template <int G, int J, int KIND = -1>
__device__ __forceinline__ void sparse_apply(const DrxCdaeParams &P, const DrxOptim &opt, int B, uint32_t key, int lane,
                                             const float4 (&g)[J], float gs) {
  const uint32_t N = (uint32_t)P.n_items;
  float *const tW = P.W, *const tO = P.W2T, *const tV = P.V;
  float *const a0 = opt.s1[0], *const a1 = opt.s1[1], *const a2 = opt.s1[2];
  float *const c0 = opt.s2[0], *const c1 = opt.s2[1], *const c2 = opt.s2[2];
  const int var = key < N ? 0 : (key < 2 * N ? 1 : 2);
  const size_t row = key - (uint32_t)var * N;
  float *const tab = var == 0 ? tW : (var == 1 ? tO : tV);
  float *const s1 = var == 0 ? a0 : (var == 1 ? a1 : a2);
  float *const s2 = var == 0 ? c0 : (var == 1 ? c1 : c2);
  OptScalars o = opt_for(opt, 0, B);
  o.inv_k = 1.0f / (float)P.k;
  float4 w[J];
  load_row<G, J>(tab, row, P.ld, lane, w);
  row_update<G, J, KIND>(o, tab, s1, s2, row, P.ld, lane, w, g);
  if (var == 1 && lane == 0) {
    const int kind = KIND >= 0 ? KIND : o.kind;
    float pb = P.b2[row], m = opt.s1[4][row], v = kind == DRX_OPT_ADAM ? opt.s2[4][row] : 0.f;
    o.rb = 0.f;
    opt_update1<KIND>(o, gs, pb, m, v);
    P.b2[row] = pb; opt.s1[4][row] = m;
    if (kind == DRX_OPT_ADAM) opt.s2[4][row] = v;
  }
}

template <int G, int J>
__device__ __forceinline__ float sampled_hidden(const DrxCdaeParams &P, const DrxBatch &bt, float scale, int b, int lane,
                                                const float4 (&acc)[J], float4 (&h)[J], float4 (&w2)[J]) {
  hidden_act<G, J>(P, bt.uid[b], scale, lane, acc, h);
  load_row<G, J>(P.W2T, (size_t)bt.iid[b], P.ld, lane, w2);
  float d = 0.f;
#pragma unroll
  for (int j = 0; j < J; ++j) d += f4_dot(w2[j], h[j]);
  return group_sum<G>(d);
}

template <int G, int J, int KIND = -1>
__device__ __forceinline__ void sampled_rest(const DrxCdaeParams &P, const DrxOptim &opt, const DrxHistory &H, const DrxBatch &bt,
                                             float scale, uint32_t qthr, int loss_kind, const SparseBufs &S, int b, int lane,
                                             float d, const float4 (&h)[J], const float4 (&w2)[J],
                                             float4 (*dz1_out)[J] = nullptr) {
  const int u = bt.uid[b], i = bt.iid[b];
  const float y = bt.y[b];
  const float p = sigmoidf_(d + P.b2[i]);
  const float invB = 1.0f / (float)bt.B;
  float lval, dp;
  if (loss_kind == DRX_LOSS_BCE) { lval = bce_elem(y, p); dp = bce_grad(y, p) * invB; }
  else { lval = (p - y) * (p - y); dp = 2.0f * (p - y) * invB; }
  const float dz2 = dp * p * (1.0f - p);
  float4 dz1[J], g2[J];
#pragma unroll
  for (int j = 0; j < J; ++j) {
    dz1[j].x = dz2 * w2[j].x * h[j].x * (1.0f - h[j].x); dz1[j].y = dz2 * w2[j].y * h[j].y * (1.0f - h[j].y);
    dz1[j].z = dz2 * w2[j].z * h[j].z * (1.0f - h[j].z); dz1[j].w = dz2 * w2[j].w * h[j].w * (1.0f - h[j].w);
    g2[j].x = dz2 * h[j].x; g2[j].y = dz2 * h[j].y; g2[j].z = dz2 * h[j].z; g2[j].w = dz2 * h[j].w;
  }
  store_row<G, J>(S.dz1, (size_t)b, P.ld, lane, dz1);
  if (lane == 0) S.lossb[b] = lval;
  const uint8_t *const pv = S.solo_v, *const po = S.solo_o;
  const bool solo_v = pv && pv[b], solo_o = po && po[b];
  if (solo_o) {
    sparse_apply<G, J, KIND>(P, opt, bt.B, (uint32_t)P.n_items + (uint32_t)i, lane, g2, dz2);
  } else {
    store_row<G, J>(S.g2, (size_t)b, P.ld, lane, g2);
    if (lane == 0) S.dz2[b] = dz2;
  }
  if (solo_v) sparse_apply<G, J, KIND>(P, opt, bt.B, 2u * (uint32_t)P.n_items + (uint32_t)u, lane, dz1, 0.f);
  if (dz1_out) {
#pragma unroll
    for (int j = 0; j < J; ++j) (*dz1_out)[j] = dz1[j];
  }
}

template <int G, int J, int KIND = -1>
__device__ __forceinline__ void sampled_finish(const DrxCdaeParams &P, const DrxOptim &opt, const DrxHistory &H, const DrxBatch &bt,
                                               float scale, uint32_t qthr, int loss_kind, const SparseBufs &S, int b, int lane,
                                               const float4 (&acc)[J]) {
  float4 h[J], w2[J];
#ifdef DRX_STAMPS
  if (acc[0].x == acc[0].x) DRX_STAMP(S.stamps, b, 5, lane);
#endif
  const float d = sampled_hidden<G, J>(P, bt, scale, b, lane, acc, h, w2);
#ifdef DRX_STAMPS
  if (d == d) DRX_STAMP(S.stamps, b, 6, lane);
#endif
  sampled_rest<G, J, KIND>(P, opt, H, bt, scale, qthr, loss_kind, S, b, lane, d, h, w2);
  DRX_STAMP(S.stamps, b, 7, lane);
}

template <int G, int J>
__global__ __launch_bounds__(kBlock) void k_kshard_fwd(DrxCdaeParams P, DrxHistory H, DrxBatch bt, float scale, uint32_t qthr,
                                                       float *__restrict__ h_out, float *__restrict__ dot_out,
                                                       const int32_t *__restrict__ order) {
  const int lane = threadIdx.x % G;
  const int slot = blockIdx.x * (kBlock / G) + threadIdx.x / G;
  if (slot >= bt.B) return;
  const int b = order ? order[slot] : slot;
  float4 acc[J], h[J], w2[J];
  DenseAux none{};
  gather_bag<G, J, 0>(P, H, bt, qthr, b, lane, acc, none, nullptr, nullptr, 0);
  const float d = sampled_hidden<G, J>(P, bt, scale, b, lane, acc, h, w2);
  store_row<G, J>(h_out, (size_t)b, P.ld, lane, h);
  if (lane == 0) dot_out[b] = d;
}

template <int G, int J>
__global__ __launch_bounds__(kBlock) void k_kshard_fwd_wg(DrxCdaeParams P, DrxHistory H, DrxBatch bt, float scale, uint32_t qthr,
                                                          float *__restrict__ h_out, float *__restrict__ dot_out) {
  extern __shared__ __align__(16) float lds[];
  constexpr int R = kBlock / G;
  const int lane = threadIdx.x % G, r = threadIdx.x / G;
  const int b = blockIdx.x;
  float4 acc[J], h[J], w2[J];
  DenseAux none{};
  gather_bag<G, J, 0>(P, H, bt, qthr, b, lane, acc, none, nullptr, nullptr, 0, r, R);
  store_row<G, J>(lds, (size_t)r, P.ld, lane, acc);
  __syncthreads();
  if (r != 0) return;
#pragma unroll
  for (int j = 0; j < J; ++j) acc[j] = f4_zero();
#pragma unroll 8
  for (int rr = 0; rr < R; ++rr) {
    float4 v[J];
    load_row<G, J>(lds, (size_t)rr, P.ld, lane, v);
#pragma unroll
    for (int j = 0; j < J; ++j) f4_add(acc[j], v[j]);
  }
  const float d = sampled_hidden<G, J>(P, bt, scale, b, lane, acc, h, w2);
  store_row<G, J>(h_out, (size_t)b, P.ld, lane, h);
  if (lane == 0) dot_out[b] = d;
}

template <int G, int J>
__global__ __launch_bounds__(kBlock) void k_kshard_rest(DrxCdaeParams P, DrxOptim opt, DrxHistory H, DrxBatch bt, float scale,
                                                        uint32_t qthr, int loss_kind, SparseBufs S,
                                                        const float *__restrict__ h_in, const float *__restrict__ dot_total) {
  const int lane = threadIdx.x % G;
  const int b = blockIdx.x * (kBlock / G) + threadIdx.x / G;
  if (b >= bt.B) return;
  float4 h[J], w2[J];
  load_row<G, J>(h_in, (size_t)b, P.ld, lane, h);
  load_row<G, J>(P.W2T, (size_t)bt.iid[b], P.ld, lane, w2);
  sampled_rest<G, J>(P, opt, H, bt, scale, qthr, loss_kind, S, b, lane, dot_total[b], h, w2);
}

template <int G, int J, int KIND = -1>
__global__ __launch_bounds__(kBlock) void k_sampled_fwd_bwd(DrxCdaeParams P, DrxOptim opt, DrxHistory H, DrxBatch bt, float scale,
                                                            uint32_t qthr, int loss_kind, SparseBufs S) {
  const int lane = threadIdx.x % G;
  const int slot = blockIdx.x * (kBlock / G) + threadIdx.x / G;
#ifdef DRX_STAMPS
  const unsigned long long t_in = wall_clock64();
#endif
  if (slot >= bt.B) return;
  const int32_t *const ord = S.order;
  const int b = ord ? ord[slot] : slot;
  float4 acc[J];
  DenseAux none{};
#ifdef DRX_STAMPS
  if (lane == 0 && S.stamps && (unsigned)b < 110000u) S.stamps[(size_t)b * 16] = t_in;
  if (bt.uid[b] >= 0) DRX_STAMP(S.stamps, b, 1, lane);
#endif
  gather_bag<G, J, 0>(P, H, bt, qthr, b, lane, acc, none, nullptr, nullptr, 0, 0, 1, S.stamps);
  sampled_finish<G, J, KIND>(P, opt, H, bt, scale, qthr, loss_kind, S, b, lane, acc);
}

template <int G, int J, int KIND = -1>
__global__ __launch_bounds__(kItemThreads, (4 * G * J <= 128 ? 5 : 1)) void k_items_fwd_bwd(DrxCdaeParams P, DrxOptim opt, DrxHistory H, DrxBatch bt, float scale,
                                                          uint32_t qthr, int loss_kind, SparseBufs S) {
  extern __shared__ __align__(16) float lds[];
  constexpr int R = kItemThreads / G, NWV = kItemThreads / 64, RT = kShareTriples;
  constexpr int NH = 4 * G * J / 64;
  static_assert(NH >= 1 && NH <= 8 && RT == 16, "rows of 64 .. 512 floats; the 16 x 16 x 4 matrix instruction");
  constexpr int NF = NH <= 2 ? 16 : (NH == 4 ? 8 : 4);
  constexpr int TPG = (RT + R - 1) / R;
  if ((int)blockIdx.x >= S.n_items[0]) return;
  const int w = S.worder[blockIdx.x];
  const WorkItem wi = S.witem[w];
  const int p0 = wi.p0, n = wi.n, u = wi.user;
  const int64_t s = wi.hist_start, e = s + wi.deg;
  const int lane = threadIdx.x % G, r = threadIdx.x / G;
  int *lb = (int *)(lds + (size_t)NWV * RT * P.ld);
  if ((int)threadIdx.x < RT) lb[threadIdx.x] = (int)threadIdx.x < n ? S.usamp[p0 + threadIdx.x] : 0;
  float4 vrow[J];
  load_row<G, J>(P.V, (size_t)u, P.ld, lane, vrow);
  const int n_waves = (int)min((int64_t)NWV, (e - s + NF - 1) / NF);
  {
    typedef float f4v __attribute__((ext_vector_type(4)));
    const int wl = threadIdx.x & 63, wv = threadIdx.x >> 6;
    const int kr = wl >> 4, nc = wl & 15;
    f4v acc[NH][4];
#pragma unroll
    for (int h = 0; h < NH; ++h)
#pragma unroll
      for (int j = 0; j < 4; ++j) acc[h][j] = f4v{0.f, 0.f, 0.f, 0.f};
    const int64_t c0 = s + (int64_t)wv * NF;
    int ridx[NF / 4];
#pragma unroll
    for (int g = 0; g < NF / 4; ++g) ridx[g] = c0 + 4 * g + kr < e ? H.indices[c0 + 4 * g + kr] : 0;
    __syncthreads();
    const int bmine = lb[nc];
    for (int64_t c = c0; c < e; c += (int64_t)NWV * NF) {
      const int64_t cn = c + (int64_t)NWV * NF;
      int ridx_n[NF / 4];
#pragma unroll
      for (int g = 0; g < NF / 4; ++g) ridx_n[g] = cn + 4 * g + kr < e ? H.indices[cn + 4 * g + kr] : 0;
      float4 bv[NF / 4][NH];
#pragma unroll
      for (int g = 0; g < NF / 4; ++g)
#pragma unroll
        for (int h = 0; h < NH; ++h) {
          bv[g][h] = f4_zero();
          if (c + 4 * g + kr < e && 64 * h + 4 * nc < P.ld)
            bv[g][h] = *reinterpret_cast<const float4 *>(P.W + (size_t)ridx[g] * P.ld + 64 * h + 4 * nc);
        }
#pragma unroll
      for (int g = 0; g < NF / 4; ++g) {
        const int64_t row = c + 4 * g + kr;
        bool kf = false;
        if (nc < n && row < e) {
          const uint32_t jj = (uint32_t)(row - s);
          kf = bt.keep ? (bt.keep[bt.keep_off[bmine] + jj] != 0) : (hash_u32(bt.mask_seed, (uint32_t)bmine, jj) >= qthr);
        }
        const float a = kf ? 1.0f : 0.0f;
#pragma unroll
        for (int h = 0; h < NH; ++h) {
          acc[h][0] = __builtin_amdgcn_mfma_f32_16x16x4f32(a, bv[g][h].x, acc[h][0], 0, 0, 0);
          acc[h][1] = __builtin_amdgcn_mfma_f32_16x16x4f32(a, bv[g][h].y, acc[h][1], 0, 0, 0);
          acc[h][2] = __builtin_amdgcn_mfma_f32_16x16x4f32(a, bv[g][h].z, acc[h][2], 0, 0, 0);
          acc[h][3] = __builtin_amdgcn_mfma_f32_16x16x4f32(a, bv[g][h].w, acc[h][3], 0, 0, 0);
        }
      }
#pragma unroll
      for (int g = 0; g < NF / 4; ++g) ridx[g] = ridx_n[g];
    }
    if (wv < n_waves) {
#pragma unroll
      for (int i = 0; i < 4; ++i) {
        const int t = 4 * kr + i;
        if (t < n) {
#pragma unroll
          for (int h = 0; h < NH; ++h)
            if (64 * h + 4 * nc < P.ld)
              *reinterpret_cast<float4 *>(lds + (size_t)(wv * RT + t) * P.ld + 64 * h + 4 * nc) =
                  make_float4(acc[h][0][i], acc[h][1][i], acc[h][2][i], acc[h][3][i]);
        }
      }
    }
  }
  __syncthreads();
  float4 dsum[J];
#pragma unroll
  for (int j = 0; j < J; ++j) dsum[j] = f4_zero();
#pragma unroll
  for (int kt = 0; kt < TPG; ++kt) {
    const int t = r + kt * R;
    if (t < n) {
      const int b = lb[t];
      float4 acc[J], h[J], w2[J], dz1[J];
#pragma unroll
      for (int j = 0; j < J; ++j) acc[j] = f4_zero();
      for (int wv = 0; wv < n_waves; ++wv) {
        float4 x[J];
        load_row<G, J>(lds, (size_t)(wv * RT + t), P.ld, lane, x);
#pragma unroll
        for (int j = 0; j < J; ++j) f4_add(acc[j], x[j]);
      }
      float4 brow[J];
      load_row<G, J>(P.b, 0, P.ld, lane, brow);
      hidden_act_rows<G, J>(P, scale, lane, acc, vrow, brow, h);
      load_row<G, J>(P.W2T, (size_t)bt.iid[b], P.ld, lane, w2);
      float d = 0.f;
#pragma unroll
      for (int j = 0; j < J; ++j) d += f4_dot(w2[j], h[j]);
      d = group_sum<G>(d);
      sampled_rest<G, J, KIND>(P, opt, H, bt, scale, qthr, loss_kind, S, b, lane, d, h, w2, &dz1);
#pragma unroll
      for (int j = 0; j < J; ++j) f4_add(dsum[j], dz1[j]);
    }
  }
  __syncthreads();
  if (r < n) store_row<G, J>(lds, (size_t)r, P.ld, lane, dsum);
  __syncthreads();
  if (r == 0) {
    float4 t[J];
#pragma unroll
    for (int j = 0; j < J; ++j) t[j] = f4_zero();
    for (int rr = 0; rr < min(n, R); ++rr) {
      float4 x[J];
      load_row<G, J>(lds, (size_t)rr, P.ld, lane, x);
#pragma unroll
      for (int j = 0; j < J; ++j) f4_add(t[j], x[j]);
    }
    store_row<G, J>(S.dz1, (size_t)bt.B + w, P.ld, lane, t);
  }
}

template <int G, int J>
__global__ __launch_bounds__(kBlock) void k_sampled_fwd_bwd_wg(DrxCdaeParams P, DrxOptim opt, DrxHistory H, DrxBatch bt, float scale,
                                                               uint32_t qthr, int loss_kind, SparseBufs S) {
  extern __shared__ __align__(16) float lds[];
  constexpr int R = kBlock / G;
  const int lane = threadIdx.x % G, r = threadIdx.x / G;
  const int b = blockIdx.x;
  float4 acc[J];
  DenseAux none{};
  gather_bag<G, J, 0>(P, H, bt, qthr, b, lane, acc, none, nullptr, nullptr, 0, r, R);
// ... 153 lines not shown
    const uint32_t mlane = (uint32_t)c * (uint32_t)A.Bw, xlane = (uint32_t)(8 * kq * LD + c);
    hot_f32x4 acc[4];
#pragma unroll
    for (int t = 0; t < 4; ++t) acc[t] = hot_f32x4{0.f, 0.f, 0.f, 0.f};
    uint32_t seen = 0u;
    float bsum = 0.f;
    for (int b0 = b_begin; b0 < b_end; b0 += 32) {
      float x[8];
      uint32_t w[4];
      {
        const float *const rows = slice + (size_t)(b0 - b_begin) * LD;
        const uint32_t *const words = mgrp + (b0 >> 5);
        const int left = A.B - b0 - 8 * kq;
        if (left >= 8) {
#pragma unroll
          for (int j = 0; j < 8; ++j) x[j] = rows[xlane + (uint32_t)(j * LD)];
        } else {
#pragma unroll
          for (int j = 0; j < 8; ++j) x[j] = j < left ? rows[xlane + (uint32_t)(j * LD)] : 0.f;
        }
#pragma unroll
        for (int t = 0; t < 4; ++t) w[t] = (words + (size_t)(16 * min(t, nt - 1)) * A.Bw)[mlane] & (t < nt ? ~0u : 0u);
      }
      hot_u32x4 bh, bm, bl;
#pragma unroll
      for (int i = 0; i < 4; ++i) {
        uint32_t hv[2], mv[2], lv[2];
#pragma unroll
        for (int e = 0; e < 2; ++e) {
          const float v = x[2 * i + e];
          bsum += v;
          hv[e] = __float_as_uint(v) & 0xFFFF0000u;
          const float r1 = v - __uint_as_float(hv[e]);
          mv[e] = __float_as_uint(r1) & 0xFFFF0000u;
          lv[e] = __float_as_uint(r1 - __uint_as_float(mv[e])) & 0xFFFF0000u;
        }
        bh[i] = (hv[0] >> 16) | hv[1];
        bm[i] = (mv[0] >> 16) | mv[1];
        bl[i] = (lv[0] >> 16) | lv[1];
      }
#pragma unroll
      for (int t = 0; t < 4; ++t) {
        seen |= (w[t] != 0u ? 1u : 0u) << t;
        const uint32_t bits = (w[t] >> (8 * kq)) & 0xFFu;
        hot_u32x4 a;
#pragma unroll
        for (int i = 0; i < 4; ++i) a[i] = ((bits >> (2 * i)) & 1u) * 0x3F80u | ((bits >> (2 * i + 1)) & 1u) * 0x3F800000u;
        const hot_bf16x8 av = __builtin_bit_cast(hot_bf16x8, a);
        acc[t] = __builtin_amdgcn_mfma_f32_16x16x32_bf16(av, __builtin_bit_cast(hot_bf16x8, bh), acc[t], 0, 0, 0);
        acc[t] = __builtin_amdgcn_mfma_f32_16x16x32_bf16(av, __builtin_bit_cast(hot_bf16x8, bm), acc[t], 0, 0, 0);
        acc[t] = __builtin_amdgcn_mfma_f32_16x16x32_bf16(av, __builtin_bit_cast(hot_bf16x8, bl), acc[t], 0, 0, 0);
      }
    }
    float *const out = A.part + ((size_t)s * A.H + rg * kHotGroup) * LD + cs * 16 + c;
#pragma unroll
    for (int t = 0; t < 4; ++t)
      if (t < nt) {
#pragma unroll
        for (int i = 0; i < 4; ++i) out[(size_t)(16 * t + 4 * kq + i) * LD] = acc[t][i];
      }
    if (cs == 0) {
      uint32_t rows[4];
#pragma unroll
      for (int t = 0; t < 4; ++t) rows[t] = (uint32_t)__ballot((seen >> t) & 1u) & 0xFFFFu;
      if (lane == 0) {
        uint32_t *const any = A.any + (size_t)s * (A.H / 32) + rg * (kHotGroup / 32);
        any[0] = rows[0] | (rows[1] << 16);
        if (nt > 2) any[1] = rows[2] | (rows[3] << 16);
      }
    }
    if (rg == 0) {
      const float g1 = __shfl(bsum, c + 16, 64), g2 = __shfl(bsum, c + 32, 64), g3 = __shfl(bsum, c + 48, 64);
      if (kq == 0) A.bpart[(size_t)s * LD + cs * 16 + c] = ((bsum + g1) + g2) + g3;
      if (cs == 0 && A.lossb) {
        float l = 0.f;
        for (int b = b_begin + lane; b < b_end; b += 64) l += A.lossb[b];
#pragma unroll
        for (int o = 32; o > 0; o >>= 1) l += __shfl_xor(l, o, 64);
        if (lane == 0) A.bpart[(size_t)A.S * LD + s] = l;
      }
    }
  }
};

★ ★ ★ ★

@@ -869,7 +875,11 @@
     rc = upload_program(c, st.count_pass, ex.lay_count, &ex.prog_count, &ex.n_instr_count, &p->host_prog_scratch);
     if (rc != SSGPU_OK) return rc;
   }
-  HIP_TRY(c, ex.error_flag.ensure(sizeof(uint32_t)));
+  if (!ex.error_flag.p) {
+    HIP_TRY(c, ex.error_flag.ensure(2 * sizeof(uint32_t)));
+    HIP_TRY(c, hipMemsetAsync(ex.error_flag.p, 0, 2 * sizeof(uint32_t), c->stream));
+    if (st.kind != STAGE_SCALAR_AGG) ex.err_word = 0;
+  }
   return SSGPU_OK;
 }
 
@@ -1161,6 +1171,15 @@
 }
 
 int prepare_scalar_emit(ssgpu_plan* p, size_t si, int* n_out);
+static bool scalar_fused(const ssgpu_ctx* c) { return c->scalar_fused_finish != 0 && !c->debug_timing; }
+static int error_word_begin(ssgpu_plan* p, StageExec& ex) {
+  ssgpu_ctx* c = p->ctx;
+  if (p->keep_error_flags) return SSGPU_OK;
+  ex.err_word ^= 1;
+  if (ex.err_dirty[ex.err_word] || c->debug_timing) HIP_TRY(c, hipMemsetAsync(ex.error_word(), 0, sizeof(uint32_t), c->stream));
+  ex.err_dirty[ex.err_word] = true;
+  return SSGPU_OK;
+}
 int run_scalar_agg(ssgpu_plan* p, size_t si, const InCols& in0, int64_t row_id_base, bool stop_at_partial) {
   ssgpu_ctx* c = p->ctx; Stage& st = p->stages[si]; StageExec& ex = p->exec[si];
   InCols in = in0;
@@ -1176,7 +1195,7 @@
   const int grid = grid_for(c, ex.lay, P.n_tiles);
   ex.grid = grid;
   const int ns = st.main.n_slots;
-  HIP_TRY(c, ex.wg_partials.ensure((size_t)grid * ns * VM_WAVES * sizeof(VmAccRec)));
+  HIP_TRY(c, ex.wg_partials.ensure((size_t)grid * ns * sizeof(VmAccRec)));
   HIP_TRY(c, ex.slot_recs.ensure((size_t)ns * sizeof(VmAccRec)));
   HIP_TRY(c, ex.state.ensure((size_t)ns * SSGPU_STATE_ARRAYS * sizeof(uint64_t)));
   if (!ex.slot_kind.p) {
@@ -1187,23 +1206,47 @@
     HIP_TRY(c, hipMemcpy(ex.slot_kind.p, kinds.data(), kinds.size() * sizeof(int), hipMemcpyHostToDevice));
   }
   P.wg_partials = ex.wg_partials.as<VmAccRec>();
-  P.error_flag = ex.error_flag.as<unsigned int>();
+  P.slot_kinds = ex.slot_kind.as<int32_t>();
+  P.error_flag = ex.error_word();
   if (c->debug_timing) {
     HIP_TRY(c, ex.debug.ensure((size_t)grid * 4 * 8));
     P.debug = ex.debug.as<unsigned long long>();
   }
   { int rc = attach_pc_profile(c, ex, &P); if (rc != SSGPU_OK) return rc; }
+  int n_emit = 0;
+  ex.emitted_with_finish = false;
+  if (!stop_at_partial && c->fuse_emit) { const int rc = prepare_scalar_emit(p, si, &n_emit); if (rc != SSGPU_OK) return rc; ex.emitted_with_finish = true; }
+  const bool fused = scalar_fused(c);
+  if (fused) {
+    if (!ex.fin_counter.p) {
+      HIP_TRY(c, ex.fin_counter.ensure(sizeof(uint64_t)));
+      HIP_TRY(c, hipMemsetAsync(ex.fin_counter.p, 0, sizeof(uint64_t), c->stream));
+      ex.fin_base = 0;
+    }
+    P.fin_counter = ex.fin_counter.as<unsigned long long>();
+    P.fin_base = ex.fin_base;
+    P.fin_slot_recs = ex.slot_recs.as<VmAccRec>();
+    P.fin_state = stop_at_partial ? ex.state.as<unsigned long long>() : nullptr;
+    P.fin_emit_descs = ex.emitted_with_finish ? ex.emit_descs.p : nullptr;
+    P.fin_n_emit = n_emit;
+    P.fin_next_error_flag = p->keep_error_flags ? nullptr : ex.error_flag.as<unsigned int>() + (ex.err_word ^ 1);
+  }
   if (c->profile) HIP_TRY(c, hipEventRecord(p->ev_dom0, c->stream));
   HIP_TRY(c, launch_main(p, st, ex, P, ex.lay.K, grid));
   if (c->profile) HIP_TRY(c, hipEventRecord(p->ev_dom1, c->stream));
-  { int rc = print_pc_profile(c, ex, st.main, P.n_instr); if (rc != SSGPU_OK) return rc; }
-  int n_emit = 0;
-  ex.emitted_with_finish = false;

★ ★ ★ ★

▸ **Task description**
Find the word "hipEventRecord" in the entries above and gather every line that holds it.

▸ **Written reply**
   if (c->profile) HIP_TRY(c, hipEventRecord(p->ev_dom0, c->stream));
   if (c->profile) HIP_TRY(c, hipEventRecord(p->ev_dom1, c->stream));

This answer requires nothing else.